LWR Time will not be the USA distributor of Fortis watches any longer.

New ownership will come under *Gevril *Watch (group).

Transitioning is starting to take place now.

During this time, ordering specific watches may be delayed.

I don't really have any other info than that, sorry.

Maybe we'll see a change in pricing shortly?
Maybe some sales before prices go back up, who knows, Gevril may
increase list price? Not sure but less cross our fingers that they don't.

:-!


----------



## slb

Wow - thanks for the info!
At least _something_ is happening!

SB


----------



## slb

Wow - thanks for the info!
At least _something_ is happening!

SB


----------



## Docrwm

I had a weird sense that something was up about 6 months ago when a lot of Fortis swag hit eBay and the folks at LWR claimed to know nothing about it. Oddly, the eBay account was also in PA.


----------



## J.D.

Docrwm said:


> I had a weird sense that something was up about 6 months ago when a lot of Fortis swag hit eBay and the folks at LWR claimed to know nothing about it. Oddly, the eBay account was also in PA.
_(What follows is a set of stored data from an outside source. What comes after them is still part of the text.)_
diff --git a/rawnanoporesignalcompression_amd/csrc/pgn_wave.h b/rawnanoporesignalcompression_amd/csrc/pgn_wave.h
--- a/rawnanoporesignalcompression_amd/csrc/pgn_wave.h
+++ b/rawnanoporesignalcompression_amd/csrc/pgn_wave.h
@@ -200,21 +200,29 @@
     for (size_t i = lane_id(); i < n; i += 64) gst<uint8_t>(dst + i, v);
 }
 
+#ifdef PGN_PROFILE
+#define PGN_PROF(...) __VA_ARGS__
+#else
+#define PGN_PROF(...)
+#endif
 constexpr int kPhases = 16;
 constexpr int kCounters = 16;
 constexpr int kHufProfOff = 2 * (kPhases + kCounters);
 constexpr int kProfWords = kHufProfOff + 2 * (kPhases + kCounters);
+static_assert(kHufProfOff + 2 * kPhases <= kProfWords, "PhaseProf::ext's words lie inside the profile buffer");
 struct PhaseProf {
 #ifdef PGN_PROFILE
     uint64_t* out;
     uint64_t last;
     uint64_t acc[kPhases];
     uint64_t cnt[kCounters];
-    __device__ void init(uint64_t* o)
+    __device__ void init(uint64_t* o, uint64_t* extBase = nullptr)
     {
         out = o;
+        extOut = o ? extBase : nullptr;
         for (int i = 0; i < kPhases; i++) acc[i] = 0;
         for (int i = 0; i < kCounters; i++) cnt[i] = 0;
+        for (int i = 0; i < kPhases; i++) extv[i] = 0;
         last = o ? __builtin_amdgcn_s_memtime() : 0;
     }
     __device__ __forceinline__ void mark(int phase)
@@ -229,18 +237,28 @@
     {
         if (out) cnt[k] += v;
     }
+    uint64_t* extOut;
+    uint64_t extv[kPhases];
+    __device__ __forceinline__ void ext(int k, uint64_t v)
+    {
+        if (extOut) extv[k] += v;
+    }
     __device__ void flush()
     {
         if (out && lane_id() == 0) {
+            if (extOut)
+                for (int i = 0; i < kPhases; i++)
+                    atomicAdd((unsigned long long*)&extOut[kHufProfOff + kPhases + i], (unsigned long long)extv[i]);
             for (int i = 0; i < kPhases; i++) atomicAdd((unsigned long long*)&out[i], (unsigned long long)acc[i]);
             for (int i = 0; i < kCounters; i++)
                 atomicAdd((unsigned long long*)&out[2 * kPhases + i], (unsigned long long)cnt[i]);
         }
     }
 #else
-    __device__ __forceinline__ void init(uint64_t*) {}
+    __device__ __forceinline__ void init(uint64_t*, uint64_t* = nullptr) {}
     __device__ __forceinline__ void mark(int) {}
     __device__ __forceinline__ void count(int, uint64_t = 1) {}
+    __device__ __forceinline__ void ext(int, uint64_t) {}
     __device__ __forceinline__ void flush() {}
 #endif
 };
diff --git a/rawnanoporesignalcompression_amd/csrc/pgn_zenc.h b/rawnanoporesignalcompression_amd/csrc/pgn_zenc.h
--- a/rawnanoporesignalcompression_amd/csrc/pgn_zenc.h
+++ b/rawnanoporesignalcompression_amd/csrc/pgn_zenc.h
@@ -10,6 +10,7 @@
 
 constexpr int kWinWords = 392;
 constexpr int kFiltSlots = 512;
+using z1::kSmallSearchBytes;
 
 struct WCTable {
     uint32_t tableLog;
@@ -222,7 +223,7 @@
 }
 static_assert((kCertWords & (kCertWords - 1)) == 0, "filter words: a power of two");
 __device__ __noinline__ bool no_match_certificate(const uint8_t* __restrict__ src, uint32_t n, unsigned hlog, unsigned mls,
-                                                  uint32_t off1)
+                                                  uint32_t off1 PGN_PROF(, uint32_t* certRounds = nullptr))
 {
     const uint32_t lane = (uint32_t)lane_id();
     src = uni(src);
@@ -247,6 +248,9 @@
     loads(pk, v8, rw);
     for (uint32_t ci = 0;; ci += 64) {
         if (2 * (ci + 64) > kCertKeys) return false;
+#ifdef PGN_PROFILE
+        if (certRounds) ++*certRounds;
+#endif
         uint64_t v8N = 0;
         uint32_t rwN = 0;
         loads(pkN, v8N, rwN);
@@ -271,7 +275,345 @@
 struct SearchOut {
     uint32_t nbSeq, lastLL, rep0, rep1, rounds;
     uint32_t candIters;
+    PGN_PROF(uint32_t certRounds, certCycles;)
+    PGN_PROF(uint32_t smallPath;)
 };
+
+constexpr int kSmallFiltSlots = 128;
+constexpr uint32_t kSmallBlkWords = z1::kSmallSearchBytes / 4 + 4;
+constexpr uint32_t kSmallOverflow = 0xFFFFFFFFu;
+struct alignas(16) SmallLds {
+    uint64_t filt[kSmallFiltSlots];
+    uint32_t vh0[64], vh1[64], vpk[64], vd0[64], vd1[64];
+    uint64_t bloom[z1::kSmallBloomWords];
+    uint32_t log[z1::kSmallLogCap];
+    uint32_t blk[kSmallBlkWords];
+};
+static_assert(sizeof(SmallLds) <= kCodecLdsBytes, "small-block search LDS exceeds the codec LDS");
+static_assert(z1::kSmallSearchBytes + 1 < (1u << 16), "log entries hold the index in 16 bits");
+static_assert(z1::kSmallSearchBytes <= (1u << 15), "log entries hold the hash (hashLog <= 16) in 16 bits");
+#define sSmall (*reinterpret_cast<SmallLds*>(sCodecLds))
+__device__ __forceinline__ uint32_t sblk_ld32(const SmallLds& L, int32_t p)
+{
+    const uint32_t w = (uint32_t)p >> 2, sh = 8u * ((uint32_t)p & 3u);
+    return (uint32_t)((((uint64_t)L.blk[w + 1] << 32) | L.blk[w]) >> sh);
+}
+__device__ __forceinline__ uint64_t sblk_ld64(const SmallLds& L, int32_t p)
+{
+    const uint32_t w = (uint32_t)p >> 2, sh = 8u * ((uint32_t)p & 3u);
+    const uint32_t a = L.blk[w], b = L.blk[w + 1], c = L.blk[w + 2];
+    const uint32_t lo = (uint32_t)((((uint64_t)b << 32) | a) >> sh), hi = (uint32_t)((((uint64_t)c << 32) | b) >> sh);
+    return ((uint64_t)hi << 32) | lo;
+}
+__device__ __forceinline__ uint32_t sblk_byte(const SmallLds& L, int32_t p)
+{
+    return (L.blk[(uint32_t)p >> 2] >> (8u * ((uint32_t)p & 3u))) & 0xFFu;
+}
+__device__ inline uint32_t sblk_match_count(const SmallLds& L, uint32_t a, uint32_t b, uint32_t end)
+{
+    const uint32_t o = 4u * (uint32_t)lane_id();
+    uint32_t n = 0;
+    while (a + n < end) {
+        const uint32_t len = end - (a + n);
+        const uint32_t nv = len > o ? (len - o < 4u ? len - o : 4u) : 0u;
+        uint32_t x = 0;
+        if (nv) {
+            x = sblk_ld32(L, (int32_t)(a + n + o)) ^ sblk_ld32(L, (int32_t)(b + n + o));
+            if (nv < 4u) x &= (1u << (8u * nv)) - 1u;
+        }
+        const uint32_t mism = x ? o + ((uint32_t)__builtin_ctz(x) >> 3) : 0xFFFFFFFFu;
+        const uint64_t mm = ballot(mism != 0xFFFFFFFFu);
+        if (mm) return n + readlane_u32(mism, __builtin_ctzll(mm));
+        if (len <= 256u) return len + n;
+        n += 256;
+    }
+    return n;
+}
+__device__ inline uint32_t sblk_back_count(const SmallLds& L, uint32_t a, uint32_t b, uint32_t lim)
+{
+    const uint32_t lane = (uint32_t)lane_id();
+    uint32_t n = 0;
+    while (n < lim) {
+        const uint32_t o = n + lane + 1;
+        const bool diff = (o <= lim) && sblk_byte(L, (int32_t)(a - o)) != sblk_byte(L, (int32_t)(b - o));
+        const uint64_t m = ballot(diff || o > lim);
+        if (m) return n + (uint32_t)__builtin_ctzll(m);
+        n += 64;
+    }
+    return lim;
+}
+__device__ __noinline__ SearchOut small_search_wave(const uint8_t* __restrict__ src, uint32_t n, unsigned hlog, unsigned mls,
+                                                    z1::Seq* __restrict__ seqs, uint32_t rep0, uint32_t rep1)
+{
+    SmallLds& L = sSmall;
+    const uint32_t lane = (uint32_t)lane_id();
+    src = uni(src);
+    n = uni(n);
+    hlog = uni(hlog);
+    mls = uni(mls);
+    seqs = uni(seqs);
+    uint32_t off1 = uni(rep0), off2 = uni(rep1), offSaved = 0;
+    if (off2 > 1) { offSaved = off2; off2 = 0; }
+    if (off1 > 1) { offSaved = off1; off1 = 0; }
+    const int32_t iend = (int32_t)n, ilimit = (int32_t)n - 8;
+    const uint32_t lowIdx = 1;
+    SearchOut r;
+    r.candIters = 0;
+    PGN_PROF(r.certRounds = 0;)
+    PGN_PROF(const uint64_t certT0 = __builtin_amdgcn_s_memtime();)
+#if !defined(PGN_NO_CERT) && !defined(PGN_SMALL_NO_CERT)
+    const bool certified = no_match_certificate(src, n, hlog, mls, off1 PGN_PROF(, &r.certRounds));
+#else
+    const bool certified = false;
+#endif
+    PGN_PROF(r.certCycles = (uint32_t)(__builtin_amdgcn_s_memtime() - certT0);)
+    if (certified) {
+        r.nbSeq = 0;
+        r.lastLL = n;
+        r.rep0 = off1 ? off1 : offSaved;
+        r.rep1 = off2 ? off2 : offSaved;
+        r.rounds = 0;
+        PGN_PROF(r.smallPath = 0;)
+        return r;
+    }
+    PGN_PROF(r.smallPath = 2;)
+    r.nbSeq = kSmallOverflow;
+    r.lastLL = r.rep0 = r.rep1 = r.rounds = 0;
+    for (uint32_t w = lane; w < (n + 3) / 4 + 4; w += 64) {
+        uint32_t x = 0;
+        if (4 * w + 4 <= n) x = ld32u(src + 4 * w);
+        else
+            for (uint32_t b = 0; b < 4; b++)
+                if (4 * w + b < n) x |= (uint32_t)gb(src + 4 * w + b) << (8 * b);
+        L.blk[w] = x;
+    }
+    for (uint32_t i = lane; i < (uint32_t)kSmallFiltSlots; i += 64) L.filt[i] = 0;
+    for (uint32_t i = lane; i < z1::kSmallBloomWords; i += 64) L.bloom[i] = 0;
+    lds_sync();
+    uint32_t nbSeq = 0, rounds = 0, logN = 0;
+    const uint64_t below = (1ull << lane) - 1ull;
+    int32_t ip0 = 1, anchor = 0;
+    uint32_t chain = 1, ci = 0;
+    auto insert = [&](int32_t pos) {
+        const uint64_t w = uni(sblk_ld64(L, pos));
+        const uint32_t h = z1::hash_word(w, hlog, mls);
+        uint32_t bw;
+        const uint64_t bm = z1::small_bloom_bits(h, (uint32_t)w, &bw);
+        if (lane == 0) {
+            L.log[logN] = (h << 16) | ((uint32_t)pos + 1);
+            L.bloom[bw] |= bm;
+        }
+        logN++;
+    };
+    while (ip0 + 1 < ilimit) {
+        rounds++;
+        const uint32_t* E = kVisitChains.e[chain];
+        const int32_t pk = (int32_t)E[ci + lane] + (anchor - 256), pNext = (int32_t)E[ci + 64] + (anchor - 256);
+        const bool valid = (pk + 1 < ilimit);
+        uint64_t v8 = 0;
+        uint32_t repw = 0;
+        if (valid) {
+            v8 = sblk_ld64(L, pk);
+            repw = (off1 > 0) ? sblk_ld32(L, pk + 2 - (int32_t)off1) : 0u;
+        }
+        const bool rep = valid && (off1 > 0) && (repw == (uint32_t)(v8 >> 16));
+        const uint64_t repb = ballot(rep);
+        int f = 64;
+        bool repf = false, c0f = false;
+        uint32_t m0f = 0, m1f = 0, fwdKnown = 0;
+        if (repb & 1) {
+            if (logN + 2 > z1::kSmallLogCap) return r;
+            insert(ip0);
+            insert(ip0 + 1);
+            f = 0;
+            repf = true;
+        } else {
+        uint32_t h0 = 0xFFFFFFFFu, h1 = 0xFFFFFFFEu;
+        uint64_t M0 = 0, M1 = 0, bm0 = 0, bm1 = 0;
+        uint32_t bw0 = 0, bw1 = 0;
+        bool maybe0 = false, maybe1 = false;
+        if (valid) {
+            h0 = z1::hash_word(v8, hlog, mls);
+            h1 = z1::hash_word(v8 >> 8, hlog, mls);
+            bm0 = z1::small_bloom_bits(h0, (uint32_t)v8, &bw0);
+            bm1 = z1::small_bloom_bits(h1, (uint32_t)(v8 >> 8), &bw1);
+            maybe0 = (L.bloom[bw0] & bm0) == bm0;
+            maybe1 = (L.bloom[bw1] & bm1) == bm1;
+            atomicOr((unsigned long long*)&L.filt[h0 & (kSmallFiltSlots - 1)], (unsigned long long)(1ull << lane));
+            atomicOr((unsigned long long*)&L.filt[h1 & (kSmallFiltSlots - 1)], (unsigned long long)(1ull << lane));
+        }
+        L.vh0[lane] = h0;
+        L.vh1[lane] = h1;
+        L.vpk[lane] = (uint32_t)pk;
+        L.vd0[lane] = (uint32_t)v8;
+        L.vd1[lane] = (uint32_t)(v8 >> 8);
+        lds_sync();
+        if (valid) {
+            M0 = L.filt[h0 & (kSmallFiltSlots - 1)];
+            M1 = L.filt[h1 & (kSmallFiltSlots - 1)];
+            atomicOr((unsigned long long*)&L.bloom[bw0], (unsigned long long)bm0);
+            atomicOr((unsigned long long*)&L.bloom[bw1], (unsigned long long)bm1);
+        }
+        lds_sync();
+        if (valid) {
+            L.filt[h0 & (kSmallFiltSlots - 1)] = 0;
+            L.filt[h1 & (kSmallFiltSlots - 1)] = 0;
+        }
+        uint32_t m0 = 0, m1 = 0, d0 = 0, d1 = 0;
+        bool fw0 = false, fw1 = false;
+        for (uint64_t cand = M0 & below; cand;) {
+            const int jj = 63 - __builtin_clzll(cand);
+            const uint32_t pj = L.vpk[jj];
+            if (L.vh1[jj] == h0) { m0 = pj + 2; d0 = L.vd1[jj]; fw0 = true; break; }
+            if (L.vh0[jj] == h0) { m0 = pj + 1; d0 = L.vd0[jj]; fw0 = true; break; }
+            cand &= ~(1ull << jj);
+        }
+        for (uint64_t cand = M1 & below; cand;) {
+            const int jj = 63 - __builtin_clzll(cand);
+            const uint32_t pj = L.vpk[jj];
+            if (L.vh1[jj] == h1) { m1 = pj + 2; d1 = L.vd1[jj]; fw1 = true; break; }
+            if (L.vh0[jj] == h1) { m1 = pj + 1; d1 = L.vd0[jj]; fw1 = true; break; }
+            cand &= ~(1ull << jj);
+        }
+        bool c0 = false, c1 = false;
+        if (valid) {
+            c0 = fw0 ? (m0 > lowIdx && d0 == (uint32_t)v8) : maybe0;
+            c1 = fw1 ? (m1 > lowIdx && d1 == (uint32_t)(v8 >> 8)) : maybe1;
+        }
+        uint64_t hits = ballot(rep || c0 || c1);
+        {
+            const uint64_t fwb0 = ballot(fw0), fwb1 = ballot(fw1);
+            while (hits) {
+                const int ff = __builtin_ctzll(hits);
+                if ((repb >> ff) & 1) break;
+                const bool isC0 = (ballot(c0) >> ff) & 1;
+                if (((isC0 ? fwb0 : fwb1) >> ff) & 1) break;
+                const uint32_t hq = readlane_u32(isC0 ? h0 : h1, ff);
+                uint32_t mf = 0;
+                for (int32_t base = (int32_t)logN; base > 0; base -= 64) {
+                    const int32_t i = base - 1 - (int32_t)lane;
+                    const uint32_t e = i >= 0 ? L.log[i] : 0u;
+                    const uint64_t mm = ballot(i >= 0 && (e >> 16) == hq);
+                    if (mm) {
+                        mf = readlane_u32(e, __builtin_ctzll(mm)) & 0xFFFFu;
+                        break;
+                    }
+                }
+                const uint32_t ipc = readlane_u32((uint32_t)pk, ff) + (isC0 ? 0u : 1u);
+                const uint32_t nm = mf > lowIdx ? sblk_match_count(L, ipc, mf - 1, (uint32_t)iend) : 0u;
+                if (nm >= 4) {
+                    if ((int)lane == ff) {
+                        if (isC0) m0 = mf;
+                        else m1 = mf;
+                    }
+                    fwdKnown = nm;
+                    break;
+                }
+                if ((int)lane == ff) {
+                    if (isC0) c0 = false;
+                    else c1 = false;
+                }
+                hits = ballot(rep || c0 || c1);
+            }
+        }
+        const uint64_t vmask = ballot(valid);
+        f = hits ? __builtin_ctzll(hits) : 64;
+        const int lastCommit = hits ? f : (63 - __builtin_clzll(vmask));
+        {
+            const uint64_t cm = ballot(valid && (int)lane <= lastCommit);
+            const uint32_t cnt = 2u * (uint32_t)__builtin_popcountll(cm);
+            if (logN + cnt > z1::kSmallLogCap) return r;
+            if ((cm >> lane) & 1) {
+                const uint32_t at = logN + 2u * mbcnt(cm);
+                L.log[at] = (h0 << 16) | ((uint32_t)pk + 1);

Yes, that is true Robert, I know cause I purchased some of that very swag myself! :-d


----------



## Docrwm

J.D. said:


> Yes, that is true Robert, I know cause I purchased some of that very swag myself! :-d


Love my "Official Agent" desk sign - am looking at it as I type this:-!
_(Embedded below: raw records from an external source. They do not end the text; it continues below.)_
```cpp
#ifndef OS_THREADS
#define OS_THREADS 1024
#endif
#ifndef OS_MINW
#define OS_MINW    4
#endif
#ifndef OS_RANK_LDS
#define OS_RANK_LDS 1
#endif
#define OS_MINTILE (256 * 8)
#define OS_MAXPASS 8

#define OH_ITEMS   16

#define LB_COUNT   1u
#define LB_PREFIX  2u
#define LB_SPINS   (1u << 24)
#ifndef LB_AHEAD
#define LB_AHEAD   8
#endif

#define WS_HIST    256
#define WS_CTR     (256 + OS_MAXPASS * 256 * 4)
#define WS_LB      16384

template <typename GT> __device__ __forceinline__ GT lb_load(const GT *p)
{ return __hip_atomic_load(p, __ATOMIC_RELAXED, __HIP_MEMORY_SCOPE_AGENT); }
template <typename GT> __device__ __forceinline__ void lb_store(GT *p, GT v)
{ __hip_atomic_store(p, v, __ATOMIC_RELAXED, __HIP_MEMORY_SCOPE_AGENT); }

__device__ __forceinline__ u32 os_scan256(u32 v, u32 *lds4)
{ const int l = lane_id(), w = threadIdx.x >> 6;
  const u32 inc = (u32) wave_incl_scan_i((int) v);
  if (l == 63 && w < 4) lds4[w] = inc;
  __syncthreads();
  u32 base = 0;
  for (int i = 0; i < 4; i++)
    if (i < w) base += lds4[i];
  __syncthreads();
  return base + inc - v;
}


#define OH_THREADS 1024
// ... 439 lines not shown
```

damar_amd/csrc/kernels/seed_merge.hip:

```cpp
#include "dev_common.h"
#include "kernels.h"

SEED_PRIO_VAR(g_merge_prio, 0)
SEED_PRIO_SETTER(damar_merge_set_prio, g_merge_prio)


__device__ __forceinline__ u32 count_below(const u32 *__restrict__ bpos, u32 jb, u32 ib, u32 bound)
{ u32 a = jb, b = ib;
  while (a < b)
    { u32 m = (a + b) >> 1;
      if (bpos[m] < bound) a = m + 1; else b = m;
    }
  return a - jb;
}


#ifndef MT_PER
#define MT_PER  4
#endif
#define MT_A    (MT_PER * 256)
#define MT_BCAP (3 * MT_A)
#define MT_HITS 4
#define MT_NBK  2048

template <typename CodeT>
__device__ __forceinline__ u32 lower_bound_c(const CodeT *c, u32 lo, u32 hi, CodeT x)
{ while (lo < hi)
    { const u32 mid = (lo + hi) >> 1;
      if (c[mid] < x) lo = mid + 1; else hi = mid;
    }
  return lo;
}
template <typename CodeT>
__device__ __forceinline__ u32 upper_bound_c(const CodeT *c, u32 lo, u32 hi, CodeT x)
{ while (lo < hi)
    { const u32 mid = (lo + hi) >> 1;
      if (c[mid] <= x) lo = mid + 1; else hi = mid;
    }
  return lo;
}

#define MT_SMP 8192
template <typename CodeT>
__global__ __launch_bounds__(256)
void merge_tiles(MergeArgs m, u32 ntiles, MergeTile *__restrict__ tiles)
{ SEED_PRIO(g_merge_prio);
  constexpr u32 NS = sizeof(CodeT) == 4 ? MT_SMP : MT_SMP / 2;
  __shared__ CodeT smp[NS];
  const CodeT *acode = (const CodeT *) m.acode, *bcode = (const CodeT *) m.bcode;
  const u32 stride = (m.blen + NS - 1) / NS;
  if (m.blen > 0)
    for (u32 j = threadIdx.x; j < NS; j += 256)
      { const u64 e = (u64) (j + 1) * stride - 1;
        smp[j] = bcode[e < m.blen ? (u32) e : m.blen - 1];
      }
  __syncthreads();
  const u32 t = blockIdx.x * 256u + threadIdx.x;
  if (t >= ntiles)
    return;
  const u32 a0 = t * (u32) MT_A, a1 = min(m.alen, a0 + (u32) MT_A);
  const CodeT c0 = acode[a0], c1 = acode[a1 - 1];
// ... 73 lines not shown
  return count_below(m.bpos, jb, jb + nb, bound);
}

__device__ __forceinline__ u64 block_sum_u64(u64 v, u64 *red)
{ for (int o = 32; o > 0; o >>= 1)
    { const u32 lo = (u32) __shfl_xor((int) (u32) v, o), hi = (u32) __shfl_xor((int) (u32) (v >> 32), o);
      v += ((u64) hi << 32) | lo;
    }
  __syncthreads();
  if (lane_id() == 0) red[threadIdx.x >> 6] = v;
  __syncthreads();
  return red[0] + red[1] + red[2] + red[3];
}

template <typename CodeT, bool INLDS>
__device__ __forceinline__ void merge_sweep_tile(const MergeArgs &m, const MergeTile tl, const u32 tile,
                                                 u32 *__restrict__ tcount, u32 *__restrict__ cnt, u32 *__restrict__ jbg,
                                                 unsigned long long *__restrict__ gram, u32 ngram,
                                                 CodeT *sb, u32 *loc, u32 *sjb, u32 *sw4, u64 *red)
{ const CodeT *acode = (const CodeT *) m.acode, *bcode = (const CodeT *) m.bcode;
  const int l = lane_id(), w = threadIdx.x >> 6;
  const u32 a0 = tile * (u32) MT_A, a1 = min(m.alen, a0 + (u32) MT_A), nat = a1 - a0;
  const u32 nbt = tl.b1 - tl.b0;
  const u32 e0 = threadIdx.x * MT_PER;
  const int nv = (e0 >= nat) ? 0 : (int) min((u32) MT_PER, nat - e0);

  constexpr u32 VPK = 16 / sizeof(CodeT);
  typedef CodeT VecT __attribute__((ext_vector_type(16 / sizeof(CodeT))));
  CodeT a[MT_PER];
  if (nv == MT_PER)
    {
// ... 242 lines not shown
#pragma unroll
      for (int k = 0; k < 4; k++)
        { vc[k] = n[k];  vj[k] = tl.b0 + jb[k]; }
      *(V4 *) (cnt + a0 + e0) = vc;
      *(V4 *) (jbg + a0 + e0) = vj;
    }
  else
    {
#pragma unroll
      for (int k = 0; k < MT_PER; k++)
        if (k < nv)
          { cnt[a0 + e0 + k] = n[k];
            jbg[a0 + e0 + k] = tl.b0 + jb[k];
          }
    }
}
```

I certainly hope that the new NA distributor does a better job representing Fortis.


----------



## cuckoo4watches

If and when I get more news, I'll post it up for you all.
;-)

fingers crossed.


----------



## safetypro79

Just in from Fortis in Switzerland today:

Gevril Group
9 Pinecrest Road
Valley Cottage NY 10989
USA
Phone 845-425-9882
Fax 845-425-9897
E-Mail: [email protected]


----------



## MARKO

I scored a NIB B-42 Chrono Alarm on bracelet for $1,100


----------



## robwho58

Nice! I just scored a B-42 Stratoliner on a bracelet for $1,680


----------



## DC guy

As of May 20, 2016, WatchBuys is the exclusive North American distributor of Fortis watches. 
FORTIS Swiss Watches announces Distributor


----------



## Shipmate

These new owners always seem to be out of the watches I want... >_<


----------



## jared703

agreed.


----------



## neilwatch

cuckoo4watches said:


> just got the skinny on this and wanted to let my fellow Fortis nuts know about it...
> 
> LWR Time will not be the USA distributor of Fortis watches any longer.
> 
> New ownership will come under *Gevril *Watch (group).
> 
> Transitioning is starting to take place now.
> 
> During this time, ordering specific watches may be delayed.
> 
> I don't really have any other info than that, sorry.
> 
> Maybe we'll see a change in pricing shortly?
> Maybe some sales before prices go back up, who knows, Gevril may
> increase list price? Not sure but less cross our fingers that they don't.
> 
> :-!


Hi. I hope they do 39mm. Chronograph with Lemania 5100! 44mm is a bit big.
I tried to add photo but don't know how. I click camera, my media, but it won't let me choose. Any help here? Thanks


----------



## ABCSteed

neilwatch said:


> Hi. I hope they do 39mm. Chronograph with Lemania 5100! 44mm is a bit big.
> I tried to add photo but don't know how. I click camera, my media, but it won't let me choose. Any help here? Thanks


There will be a few new models being introduced this year, but not with Lemania of sure.


----------



## 11thsfgrp

Very interesting. I had a Gevril Tribeca for about 19 years. It was a nice watch. Hopefully, prices will not rise too much.


----------



## Bradjhomes

11thsfgrp said:


> Very interesting. I had a Gevril Tribeca for about 19 years. It was a nice watch. Hopefully, prices will not rise too much.


Well, this ownership change happened 10 years ago now...


----------